THE TASK. Working from the records below, repeat exactly the lines starting at the line that contains "ahead_sel ^= 1;" and ending at the line that contains "0x111, 0xF, 0xF, true);", inclusive.
── DATASET ENTRIES ──
__device__ __forceinline__ void ahead_window(const uint16_t* __restrict__ cont, uint32_t r, uint32_t n_reads, int lane,
                                             ReadAhead& x) {
  x.hdr = 0; x.w = 0;
  if (r < n_reads) {
    const uint32_t pp = __builtin_amdgcn_readfirstlane(x.pp);
// ... 135 lines not shown
  uint32_t vbl = acc.label1, vbc = acc.count;
  if (n_ent > 1) {
    bl = __builtin_amdgcn_readlane(acc.label1, 0); bc = __builtin_amdgcn_readlane(acc.count, 0);
    for (uint32_t i = 1; i < n_ent; ++i) {
      const uint32_t l1 = __builtin_amdgcn_readlane(acc.label1, i);
      const uint32_t c = __builtin_amdgcn_readlane(acc.count, i);
      const bool over_best = c > bc || (c == bc && l1 < bl);
      const bool over_second = c > sc || (c == sc && l1 < sl);
      if (over_best) { sc = bc; sl = bl; bc = c; bl = l1; }
      else if (over_second) { sc = c; sl = l1; }
    }
    vbl = bl; vbc = bc;
  }
  uint32_t flags = 0;
  if (a.rows) {
    uint32_t* row = a.rows + (size_t)r * a.row_words;
    bool fits = n_ent <= a.row_words - 1 && !overflow;
    uint32_t rank = 0;
    for (uint32_t i = 0; i < n_ent; ++i) {
      uint32_t li = __builtin_amdgcn_readlane(acc.label1, i);
      rank += li < acc.label1;
    }
    bool big = (uint32_t)lane < n_ent && acc.count > 0xFFFF;
    if (__ballot(big)) fits = false;
    if (fits) {
      if ((uint32_t)lane < n_ent) row[1 + rank] = (acc.count << 16) | (acc.label1 - 1);
      if (lane == 0) row[0] = n_ent;
    } else {
      if (lane == 0) row[0] = MIC_ROW_INVALID;
      flags |= MIC_FLAG_ROW_OVERFLOW_;
    }
  }
  if (overflow) flags |= MIC_FLAG_ROW_OVERFLOW_;
  if (lane == 0) {
    uint4 lo, hi;
    lo.x = total;
    lo.y = vbl;
    lo.z = vbc;
    lo.w = sl;
    hi.x = sc;
    hi.y = n_ent; hi.z = flags; hi.w = 0;
    uint4* out = (uint4*)(a.results + (size_t)r * 8);
    out[0] = lo; out[1] = hi;
  }
#if MIC_EXP & 2
  if (__builtin_expect(__builtin_amdgcn_readfirstlane(flags) != 0, 0)) if (a.flagged) {
#else
  if (__builtin_amdgcn_readfirstlane(flags) && a.flagged) {
#endif
    if (lane == 0) {
      uint32_t pos = atomicAdd(&a.flagged[0], 1u);
      if (pos < a.flagged_cap) a.flagged[1 + pos] = r;
    }
  }
}

template <bool KEY64>
__global__ void __launch_bounds__(256) query_kernel(const MicQueryArgs a) {
  const int lane = threadIdx.x & 63;
  const int j = lane & 3;
  const uint32_t wave0 = __builtin_amdgcn_readfirstlane(blockIdx.x * 4 + (threadIdx.x >> 6));
  const uint32_t n_waves = gridDim.x * 4;
  const MicTable& t = a.t;
  const int k = t.k;
  const uint4* __restrict__ slots = t.slots;
  const uint16_t* __restrict__ cont = a.cont;

// ... 729 lines not shown
              }
            }
          }
        };
        while (__ballot(sl0 != 0xFFFFFFFFu) | __ballot(sl1 != 0xFFFFFFFFu)) {
          uint32_t nx0, nx1;
          level(sl0, sl1, res0, res1, nx0, nx1);
          sl0 = nx0; sl1 = nx1;
        }
        tally2(res0, res1, acc, n_ent, overflow, total, lane);
      }
    }
    uint32_t t_hdr, t_pp, t_pe;
    asm volatile("s_waitcnt vmcnt(0)" ::: "memory");
    __builtin_amdgcn_wave_barrier();
    ahead_take(ahead_sel ? ahead1 : ahead0, n_pp, t_hdr, t_pp, t_pe);
    __builtin_amdgcn_wave_barrier();
    {
      uint64_t kp = (uint64_t)__builtin_amdgcn_kernarg_segment_ptr();
      asm volatile("" : "+s"(kp));
      const __attribute__((address_space(4))) MicQueryArgs* kc = (const __attribute__((address_space(4))) MicQueryArgs*)kp;
      struct { uint32_t* results; uint32_t* rows; uint32_t* flagged; uint32_t row_words, flagged_cap; } fa;
      fa.results = kc->results; fa.rows = kc->rows; fa.flagged = kc->flagged; fa.row_words = kc->row_words; fa.flagged_cap = kc->flagged_cap;
      finish_read(acc, n_ent, total, overflow, r, fa, lane);
    }
    ahead_issue(ahead_sel ? ahead0 : ahead1, t_pp, r + 3 * n_waves);
    ahead_sel ^= 1;
    cur_pp = n_pp; cur_pe = n_pe; cur_hdr = t_hdr; n_pp = t_pp; n_pe = t_pe;
  }
}


__device__ __forceinline__ uint64_t wballot(bool p) { return __builtin_amdgcn_ballot_w64(p); }

static_assert(MIC_RMAX <= 32, "tally_counts sums the first two rows of lanes");
#define MIC_R_CROWDED (-16)
__device__ __forceinline__ void tally_counts(uint32_t lab1, uint32_t cnt, RowAcc& acc, uint32_t& n_ent, uint32_t& overflow,
                                             uint32_t& total, int lane) {
  uint64_t mm = wballot(lab1 != 0);
  while (mm) {
    const uint32_t l1 = __builtin_amdgcn_readlane(lab1, __builtin_ctzll(mm));
    const bool mine = lab1 == l1;
    mm &= ~wballot(mine);
    const uint32_t c = mine ? cnt : 0u;
    uint32_t sum = 0;
    {
      uint32_t v = c;
      v += (uint32_t)__builtin_amdgcn_update_dpp(0, (int)v, 0x111, 0xF, 0xF, true);
      v += (uint32_t)__builtin_amdgcn_update_dpp(0, (int)v, 0x112, 0xF, 0xF, true);
      v += (uint32_t)__builtin_amdgcn_update_dpp(0, (int)v, 0x114, 0xF, 0xF, true);
      v += (uint32_t)__builtin_amdgcn_update_dpp(0, (int)v, 0x118, 0xF, 0xF, true);
      sum = __builtin_amdgcn_readlane(v, 15) + __builtin_amdgcn_readlane(v, 31);
    }
    total += sum;
    row_add(acc, n_ent, overflow, l1, sum, lane);
  }
}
───
RESPONSE FOR THIS EXERCISE.
    ahead_sel ^= 1;
    cur_pp = n_pp; cur_pe = n_pe; cur_hdr = t_hdr; n_pp = t_pp; n_pe = t_pe;
  }
}


__device__ __forceinline__ uint64_t wballot(bool p) { return __builtin_amdgcn_ballot_w64(p); }

static_assert(MIC_RMAX <= 32, "tally_counts sums the first two rows of lanes");
#define MIC_R_CROWDED (-16)
__device__ __forceinline__ void tally_counts(uint32_t lab1, uint32_t cnt, RowAcc& acc, uint32_t& n_ent, uint32_t& overflow,
                                             uint32_t& total, int lane) {
  uint64_t mm = wballot(lab1 != 0);
  while (mm) {
    const uint32_t l1 = __builtin_amdgcn_readlane(lab1, __builtin_ctzll(mm));
    const bool mine = lab1 == l1;
    mm &= ~wballot(mine);
    const uint32_t c = mine ? cnt : 0u;
    uint32_t sum = 0;
    {
      uint32_t v = c;
      v += (uint32_t)__builtin_amdgcn_update_dpp(0, (int)v, 0x111, 0xF, 0xF, true);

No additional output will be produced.